Нарисованная фигура на здании Упсала-Цирка. Лариса Афанасьева, художественный руководитель Упсалы у здания цирка
Фото: Ксения Иванова для ТД

 

Лариса считает, что это истории про ресурс, который дает прошлое, да и ее детство тоже было по-своему ресурсным, но был в нем и медленный яд, который мог выбить почву из-под ног.

«Вот есть поселок, где я живу, есть люди, которые ходят на работу на мясокомбинат, женщины, которые работают по 15 лет в цехе, где убивают лошадей. Я помню, у нас была экскурсия по мясокомбинату, и нам показывали этапы разделки животных. Маленькие дети, резиновые сапоги, кровь… Тогда это было нормально, правда. И для детей, и для взрослых это была часть жизни».

Верхом на баранах

Лариса вспоминает, как мимо школы гнали на убой тысячи баранов из Монголии, и мне кажется, что я смотрю кино или по крайней мере читаю сценарий: «Был первый класс, бабье лето, и я смотрела, как эти бараны красиво идут, пыль от них летит. Учительница что-то говорила, а я все время отвлекалась на эту кинематографию жизни. Я брала учебники, выходила в окно первого этажа и шла к баранам, потому что это было красиво. Это была река из баранов, которых ведут на смерть.

Можно было встать на деревяшку и смотреть. Я сверху прыгала на баранов, и мне удавалось прокатиться. Но рядом на лошадях были чабаны-погонщики. И чабан мог тебя достать плеточкой. Нужно было быть ловкой.

Мама всегда говорила: “Почему у тебя такое грязное платье? Почему от тебя так воняет и где ты была?” Потом учительница ей, конечно, рассказала: “Убегает с уроков, прыгает на баранов” и так далее. Я не попадала в стандарты девочки. Бедная мама! Она усиленно пыталась одеть меня в платье, но все эти колготки трикотажные, резинки… Все это было жутко неудобно, чтобы узнавать мир».

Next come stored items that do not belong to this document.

template <bool POOL, bool M16, class... RF>
__global__ void __launch_bounds__(512, 2) fblock64_kernel(Group g, RF... rf) {
#if defined(__HIP_DEVICE_COMPILE__)
    constexpr bool RG = sizeof...(RF) != 0;
    extern __shared__ __attribute__((aligned(16))) char smem[];
    char* const XR = smem;
    char* const IR = smem + RING * ROWB;
    float* const tab = (float*)(smem + TAB_OFF);

    const int tid = threadIdx.x, lane = tid & 63;
    const int wave = __builtin_amdgcn_readfirstlane(tid >> 6);
    const int role = wave >> 2, cA = wave & 1, pA = (wave >> 1) & 1;
    const int l31 = lane & 31, lh = lane >> 5;
    const int la = lane & 15, kq = lane >> 4;

    const int bid = blockIdx.x;
    int pid = 0, lb = bid;
    {
        const int e0 = g.wg_end[0], e1 = g.wg_end[1], e2 = g.wg_end[2], np = g.nprob;
        if (np > 1 && bid >= e0) { pid = 1; lb = bid - e0; }
        if (np > 2 && bid >= e1) { pid = 2; lb = bid - e1; }
        if (np > 3 && bid >= e2) { pid = 3; lb = bid - e2; }
    }
    const Problem& p = g.p[pid];
    const int VR = p.VR, HP = p.HP, W = p.W, pitch = p.pitch, segs = p.segs;
    const FastDiv d_hp = p.d_hp;
    const int dbg = p.dbg;
    const int strip = (int)fdiv((uint32_t)lb, p.d_segs);
    const int sk = lb - strip * segs;
    const int Ra = (int)(((uint32_t)sk * (uint32_t)VR / (uint32_t)segs) & ~1u);
    const int Rb = sk + 1 == segs ? VR : (int)(((uint32_t)(sk + 1) * (uint32_t)VR / (uint32_t)segs) & ~1u);
    const int x0 = strip * TW;
    const int NS = (Rb - Ra + 3) >> 2;

    f16x8 w[36];
    {
        const bf16_t* wb = (const bf16_t*)(role ? p.w2 : p.w1);
        int i = 0;
        if constexpr (!M16) {
            const bf16_t* wp = wb + (size_t)(cA * 32 + perm23(l31)) * 576 + lh * 8;
#pragma unroll
            for (int ky = 0; ky < 3; ++ky)
#pragma unroll
                for (int cc = 0; cc < 2; ++cc)
#pragma unroll
                    for (int kx = 0; kx < 3; ++kx)
#pragma unroll
                        for (int ks = 0; ks < 2; ++ks, ++i)
                            w[i] = *(const f16x8*)(wp + (ky * 3 + kx) * 64 + cc * 32 + ks * 16);
        } else {
#pragma unroll
            for (int ky = 0; ky < 3; ++ky)
#pragma unroll
                for (int cc = 0; cc < 2; ++cc)
#pragma unroll
                    for (int kx = 0; kx < 3; ++kx)
#pragma unroll
                        for (int ct = 0; ct < 2; ++ct, ++i)
                            w[i] = *(const f16x8*)(wb + (size_t)(cA * 32 + 8 * (la >> 2) + 4 * ct + (la & 3)) * 576 + (ky * 3 + kx) * 64 + cc * 32 + kq * 8);
        }
    }
    if (tid < 64) {
        tab[tid] = p.s1[tid];
        tab[64 + tid] = p.t1[tid];
        tab[128 + tid] = p.s2[tid];
        tab[192 + tid] = p.t2[tid];
    }

    int A[3];
#pragma unroll
    for (int kx = 0; kx < 3; ++kx) {
        const int s = (M16 ? la : l31) + kx;
        A[kx] = s * 128 + (((M16 ? kq : lh) ^ ((s >> 1) & 7)) << 4);
    }
    const int px0 = M16 ? la : l31, px1 = M16 ? la + 16 : l31;
    const int ch0 = M16 ? kq : lh, ch1 = M16 ? kq : lh + 2;
    auto slot_off = [&](int s, int c) { return s * 128 + (((4 * cA + c) ^ ((s >> 1) & 7)) << 4); };
    const int wr0 = slot_off(px0, ch0), wr1 = slot_off(px1, ch1);
    const int rr0 = slot_off(px0 + 2, ch0), rr1 = slot_off(px1 + 2, ch1);
    const float* const tb0 = tab + role * 128 + 32 * cA + 8 * ch0;
    const float* const tb1 = tab + role * 128 + 32 * cA + 8 * ch1;
    const bool cin0 = (x0 - 1 + px0 >= 0) && (x0 - 1 + px0 < W), cin1 = (x0 - 1 + px1 >= 0) && (x0 - 1 + px1 < W);
    const bool ctk0 = cin0 && px0 < TW + 2, ctk1 = cin1 && px1 < TW + 2;
    const bool sok0 = px0 < TW && x0 + px0 < W, sok1 = px1 < TW && x0 + px1 < W;
    char* const ostrip = smem + STRIP_OFF + (wave & 3) * 2048;
    auto strip_off = [&](int px, int c) { return px * 64 + ((c ^ ((px >> 1) & 3)) << 4); };
    const int sw0 = strip_off(px0, ch0), sw1 = strip_off(px1, ch1);
    const int spx = lane >> 2;
    const int sr_ = strip_off(spx, lane & 3);
    const int gline = (x0 + 1 + spx) * 128 + 64 * cA + 16 * (lane & 3);
    const bool st_ok0 = spx < TW && x0 + spx < W, st_ok1 = spx + 16 < TW && x0 + spx + 16 < W;

    const __amdgpu_buffer_rsrc_t rx = __builtin_amdgcn_make_buffer_rsrc((void*)p.x, 0, p.bytes, 0x00020000);
    const int pc = wave & 3;
    int dvoff;
    {
        const int s = pc * 8 + (lane >> 3);
        int xp = x0 - 1 + s;
        xp = xp < 0 ? 0 : (xp > W + 1 ? W + 1 : xp);
        dvoff = xp * 128 + (((lane & 7) ^ ((s >> 1) & 7)) << 4);
    }
    auto issue_rows = [&](int R0, int cnt) {
#pragma unroll 4
        for (int r = 0; r < cnt; ++r) {
            const int R = R0 + r;
            const int Rc = R < 0 ? 0 : (R >= VR ? VR - 1 : R);
            const int so = __builtin_amdgcn_readfirstlane(Rc * pitch);
            __builtin_amdgcn_raw_ptr_buffer_load_lds(rx, LDS_PTR(XR + (R & (RING - 1)) * ROWB + pc * 1024), 16, dvoff, so, 0, 0);
        }
    };
    auto is_real = [&](int R) -> bool {
        if (R < 0 || R >= VR) return false;
        const int yy = R - (int)fdiv((uint32_t)R, d_hp) * HP;
        return yy >= 1 && yy <= HP - 2;
    };
    struct Acc {
        f32x16 m;
        f32x4 t[2][2];
    };
    auto acc_zero = [](Acc& a) {
        if constexpr (!M16) {
#pragma unroll
            for (int r = 0; r < 16; ++r) a.m[r] = 0.f;
        } else {
#pragma unroll
            for (int i = 0; i < 2; ++i)
#pragma unroll
                for (int j = 0; j < 2; ++j) a.t[i][j] = f32x4{0.f, 0.f, 0.f, 0.f};
        }
    };
    auto tile2 = [&](const char* ring, int R, Acc& a0, Acc& a1, auto&& mid, auto&& epi0) {
        acc_zero(a0);
        acc_zero(a1);
        constexpr int NG = M16 ? 24 : 48, PD = 2, NF = M16 ? 2 : 1;
        const char* rb[4];
#pragma unroll
        for (int q = 0; q < 4; ++q) rb[q] = ring + __builtin_amdgcn_readfirstlane(((R - 1 + q) & (RING - 1)) * ROWB);
        f16x8 fb[PD + 1][NF];
        auto load_group = [&](auto gc, auto slotc) {
            constexpr int g = decltype(gc)::value, sl = decltype(slotc)::value;
            if constexpr (M16) {
                constexpr int q = g / 6, cc = (g % 6) / 3, kx = g % 3;
                fb[sl][0] = *(const f16x8*)(rb[q] + (A[kx] ^ (cc << 6)));
                fb[sl][1] = *(const f16x8*)(rb[q] + (A[kx] ^ (cc << 6)) + 2048);
            } else {
                constexpr int q = g / 12, cc = (g % 12) / 6, kx = (g % 6) / 2, ks = g % 2;
                fb[sl][0] = *(const f16x8*)(rb[q] + (A[kx] ^ ((cc * 4 + ks * 2) << 4)));
            }
        };
        auto do_group = [&](auto gc, auto slotc) {
            constexpr int g = decltype(gc)::value, sl = decltype(slotc)::value;
            if constexpr (M16) {
                constexpr int q = g / 6, j = (g % 6) * 2;
#pragma unroll
                for (int ct = 0; ct < 2; ++ct) {
                    if constexpr (q <= 2) {
                        a0.t[ct][0] = __builtin_amdgcn_mfma_f32_16x16x32_f16(w[q * 12 + j + ct], fb[sl][0], a0.t[ct][0], 0, 0, 0);
                        a0.t[ct][1] = __builtin_amdgcn_mfma_f32_16x16x32_f16(w[q * 12 + j + ct], fb[sl][1], a0.t[ct][1], 0, 0, 0);
                    }
                    if constexpr (q >= 1) {
                        a1.t[ct][0] = __builtin_amdgcn_mfma_f32_16x16x32_f16(w[(q - 1) * 12 + j + ct], fb[sl][0], a1.t[ct][0], 0, 0, 0);
                        a1.t[ct][1] = __builtin_amdgcn_mfma_f32_16x16x32_f16(w[(q - 1) * 12 + j + ct], fb[sl][1], a1.t[ct][1], 0, 0, 0);
                    }
                }
            } else {
                constexpr int q = g / 12, j = g % 12;
                if constexpr (q <= 2) a0.m = __builtin_amdgcn_mfma_f32_32x32x16_f16(w[q * 12 + j], fb[sl][0], a0.m, 0, 0, 0);
                if constexpr (q >= 1) a1.m = __builtin_amdgcn_mfma_f32_32x32x16_f16(w[(q - 1) * 12 + j], fb[sl][0], a1.m, 0, 0, 0);
            }
        };
        auto step = [&](auto gc, auto&& self) -> void {
            constexpr int g = decltype(gc)::value;
            if constexpr (g < NG) {
                if constexpr (g + PD < NG) load_group(std::integral_constant<int, g + PD>{}, std::integral_constant<int, (g + PD) % (PD + 1)>{});
                __builtin_amdgcn_sched_barrier(0);
                do_group(gc, std::integral_constant<int, g % (PD + 1)>{});
                __builtin_amdgcn_sched_barrier(0);
                if constexpr (g == (M16 ? 4 : 8)) mid();
                if constexpr (g == 3 * NG / 4 - 1) epi0();
                self(std::integral_constant<int, g + 1>{}, self);
            }
        };
        load_group(std::integral_constant<int, 0>{}, std::integral_constant<int, 0>{});
        load_group(std::integral_constant<int, 1>{}, std::integral_constant<int, 1>{});
        if constexpr (PD > 2) load_group(std::integral_constant<int, 2>{}, std::integral_constant<int, 2>{});
        step(std::integral_constant<int, 0>{}, step);
    };
    auto bn = [&](const Acc& a, float* v) {
#pragma unroll
        for (int u = 0; u < 2; ++u) {
            const float* tb = u ? tb1 : tb0;
            const f32x4 s0 = *(const f32x4*)(tb), s1 = *(const f32x4*)(tb + 4);
            const f32x4 t0 = *(const f32x4*)(tb + 64), t1 = *(const f32x4*)(tb + 64 + 4);
#pragma unroll
            for (int e = 0; e < 4; ++e) {
                const float c0 = M16 ? a.t[0][u][e] : a.m[8 * u + e], c1 = M16 ? a.t[1][u][e] : a.m[8 * u + 4 + e];
                v[8 * u + e] = c0 * s0[e] + t0[e];
                v[8 * u + 4 + e] = c1 * s1[e] + t1[e];
            }
        }
    };
    RangeTrack<RG> rg;
    auto track16 = [&](const float* v, bool ok0, bool ok1) {
        RangeTrack<RG> t0, t1;
#pragma unroll
        for (int e = 0; e < 8; e += 2) { t0.pos2(v[e], v[e + 1]); t1.pos2(v[8 + e], v[9 + e]); }
        rg.pos2(ok0 ? t0.hi : 0.f, ok1 ? t1.hi : 0.f);
    };
    auto write_ir = [&](int R, const Acc& acc, bool real) {
        char* const dst = IR + __builtin_amdgcn_readfirstlane((R & (RING - 1)) * ROWB);
        float v[16];
        bn(acc, v);
        if constexpr (RG) track16(v, real && ctk0, real && ctk1);
        u32x4 o0 = pack8_h_lo(v, 0.f), o1 = pack8_h_lo(v + 8, 0.f);
        if (!(real && cin0)) o0 = u32x4{0u, 0u, 0u, 0u};
        if (!(real && cin1)) o1 = u32x4{0u, 0u, 0u, 0u};
        *(u32x4*)(dst + wr0) = o0;
        *(u32x4*)(dst + wr1) = o1;
    };
    auto conv1_pair = [&](int R) {
        const bool real0 = is_real(R), real1 = is_real(R + 1);
        Acc a0, a1;
        if (real0 || real1) {
            tile2(XR, R, a0, a1, [] {}, [&] { write_ir(R, a0, real0); });
            write_ir(R + 1, a1, real1);
        } else {
            acc_zero(a0);
            write_ir(R, a0, false);
            write_ir(R + 1, a0, false);
        }
    };
    f32x4 pacc[2];
    const __amdgpu_buffer_rsrc_t ro = __builtin_amdgcn_make_buffer_rsrc(p.out, 0, p.bytes, 0x00020000);
    u32x4 pl0 = {0u, 0u, 0u, 0u}, pl1 = {0u, 0u, 0u, 0u};
    int poff = -1;
    const int gl0 = st_ok0 ? gline : -(1 << 30), gl1 = st_ok1 ? gline + 2048 : -(1 << 30);
    auto store_lines = [&](const u32x4& l0, const u32x4& l1, int off) {
        const int v0 = (off >= 0 && gl0 >= 0) ? off + gl0 : -16, v1 = (off >= 0 && gl1 >= 0) ? off + gl1 : -16;
        if (!(dbg & 1)) {
            __builtin_amdgcn_raw_buffer_store_b128(l0, ro, v0, 0, 0);
            __builtin_amdgcn_raw_buffer_store_b128(l1, ro, v1, 0, 0);
        }
    };
    auto flush_pending = [&]() { store_lines(pl0, pl1, poff); poff = -1; };
    auto epi2 = [&](int R, const Acc& acc, bool real, u32x4& l0, u32x4& l1, bool first) {
        const char* const rsrc = XR + __builtin_amdgcn_readfirstlane((R & (RING - 1)) * ROWB);
        u32x4 r0 = {0u, 0u, 0u, 0u}, r1 = r0;
        if (!(dbg & 16)) { r0 = *(const u32x4*)(rsrc + rr0); r1 = *(const u32x4*)(rsrc + rr1); }
        float v[16], rf[16];
        bn(acc, v);
        unpack8_h(r0, rf);
        unpack8_h(r1, rf + 8);
#pragma unroll
        for (int e = 0; e < 16; ++e) v[e] += rf[e];
        if constexpr (RG) track16(v, real && sok0, real && sok1);
        u32x4 o0 = pack8_h_lo(v, 0.f), o1 = pack8_h_lo(v + 8, 0.f);
        if constexpr (POOL) {
            if (!sok0) o0 = u32x4{0u, 0u, 0u, 0u};
            if (!sok1) o1 = u32x4{0u, 0u, 0u, 0u};
        }
        *(u32x4*)(ostrip + sw0) = o0;
        *(u32x4*)(ostrip + sw1) = o1;
        l0 = *(const u32x4*)(ostrip + sr_);
        l1 = *(const u32x4*)(ostrip + sr_ + 1024);
        if constexpr (POOL) {
            if (first) { pacc[0] = f32x4{0.f, 0.f, 0.f, 0.f}; pacc[1] = pacc[0]; }
            {
                const int tpx = 8 * (lane >> 4) + ((lane >> 2) & 3), pp = lane & 3;
                const int tr0 = tpx * 64 + (((pp >> 1) ^ ((tpx >> 1) & 3)) << 4) + 8 * (pp & 1);
                typedef __attribute__((ext_vector_type(4))) short s16x4;
                const uint32_t one2 = real ? 0x3C003C00u : 0u;
                const f16x8 ones = __builtin_bit_cast(f16x8, u32x4{one2, one2, one2, one2});
#pragma unroll
                for (int ct = 0; ct < 2; ++ct) {
                    const s16x4 b0 = __builtin_amdgcn_ds_read_tr16_b64_v4i16((__attribute__((address_space(3))) s16x4*)(ostrip + (tr0 ^ (32 * ct))));
                    const s16x4 b1 = __builtin_amdgcn_ds_read_tr16_b64_v4i16((__attribute__((address_space(3))) s16x4*)(ostrip + (((tr0 + 256) ^ 32) ^ (32 * ct))));
                    const bf16x8 bf = __builtin_shufflevector(b0, b1, 0, 1, 2, 3, 4, 5, 6, 7);
                    pacc[ct] = __builtin_amdgcn_mfma_f32_16x16x32_f16(ones, __builtin_bit_cast(f16x8, bf), pacc[ct], 0, 0, 0);
                }
            }
        }
    };
    auto conv2_pair = [&](int R) {
        const bool real0 = is_real(R), real1 = is_real(R + 1);
        if (!(real0 || real1)) {
            if constexpr (POOL) { pacc[0] = f32x4{0.f, 0.f, 0.f, 0.f}; pacc[1] = pacc[0]; }
            return;
        }
        Acc a0, a1;
        u32x4 q0, q1;
        tile2(IR, R, a0, a1, flush_pending, [&] { epi2(R, a0, real0, q0, q1, true); });
        epi2(R + 1, a1, real1, pl0, pl1, false);
        store_lines(q0, q1, real0 ? __builtin_amdgcn_readfirstlane(R * pitch) : -1);
        poff = real1 ? __builtin_amdgcn_readfirstlane((R + 1) * pitch) : -1;
    };
    auto pool_flush = [&](int R) {
        if constexpr (POOL) {
            if (p.pool != nullptr && lane < 16) {
                float* o = p.pool + ((size_t)(R >> 1) * p.nstrips + strip) * 64 + 32 * cA + lane;
                o[0] = pacc[0][0];
                o[16] = pacc[1][0];
            }
        }
    };

    if (role == 0) issue_rows(Ra - 2, 8);
    __builtin_amdgcn_s_waitcnt(0x0070);
    __builtin_amdgcn_s_barrier();
    if (role == 0 && pA == 0) conv1_pair(Ra - 1);
    asm volatile("s_waitcnt lgkmcnt(0)" ::: "memory");
    __builtin_amdgcn_s_barrier();
    for (int t = 0; t <= NS; ++t) {
        if (role == 0) {
            if (t < NS) {
                if (t + 1 < NS && !(dbg & 2)) issue_rows(Ra + 4 * t + 6, 4);
                const int R = Ra + 1 + 4 * t + 2 * pA;
                if (R <= Rb) conv1_pair(R);
            }
            asm volatile("s_waitcnt vmcnt(0)" ::: "memory");
        } else if (t >= 1) {
            const int R = Ra + 4 * (t - 1) + 2 * pA;
            if (R < Rb) {
                conv2_pair(R);
                pool_flush(R);
            }
        }
        asm volatile("s_waitcnt lgkmcnt(0)" ::: "memory");
        if (!(dbg & 4)) __builtin_amdgcn_s_barrier();
    }
    if (role == 1) flush_pending();
    rg.flush(rg_word(rf...), 0.f);
#endif
}

}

В Упсала-Цирке стараются уходить от гендерных стереотипов, даже проводят специальные гендерные семинары, чтобы не транслировать установки вроде: «Почему ты ведешь себя не как девочка?» или: «Не плачь, ты же мужик!»

Узнавать мир должно быть удобно, и никакие олдскульные стереотипы и колготки на резинках не должны мешать

К счастью, Ларису все это тоже не останавливало.

«Ты будешь такая, как все»

Подростком Афанасьева посмотрела фильм «Курьер» и поняла, что это «отвал башки» и жизнь уже не будет прежней. Она напевает мелодию Херби Хенкока и рассказывает, как начала танцевать брейк и электробуги с пацанами, как раздобыла у какого-то деда очки «лисички» и в 14 лет каталась на мотоцикле «Чезет» мощностью 300 кубов, хотя ноги до земли не доставали. А зимы были долгие, бесконечные, «с примесью чернухи, криминала, какой-то спиртяги». Водку тогда продавали по талонам. Школьников этими талонами за деньги снабжала некая Лена Булочка. Никто не удивлялся, что подростки вперемежку со взрослыми стояли в магазине «Березка» за водкой.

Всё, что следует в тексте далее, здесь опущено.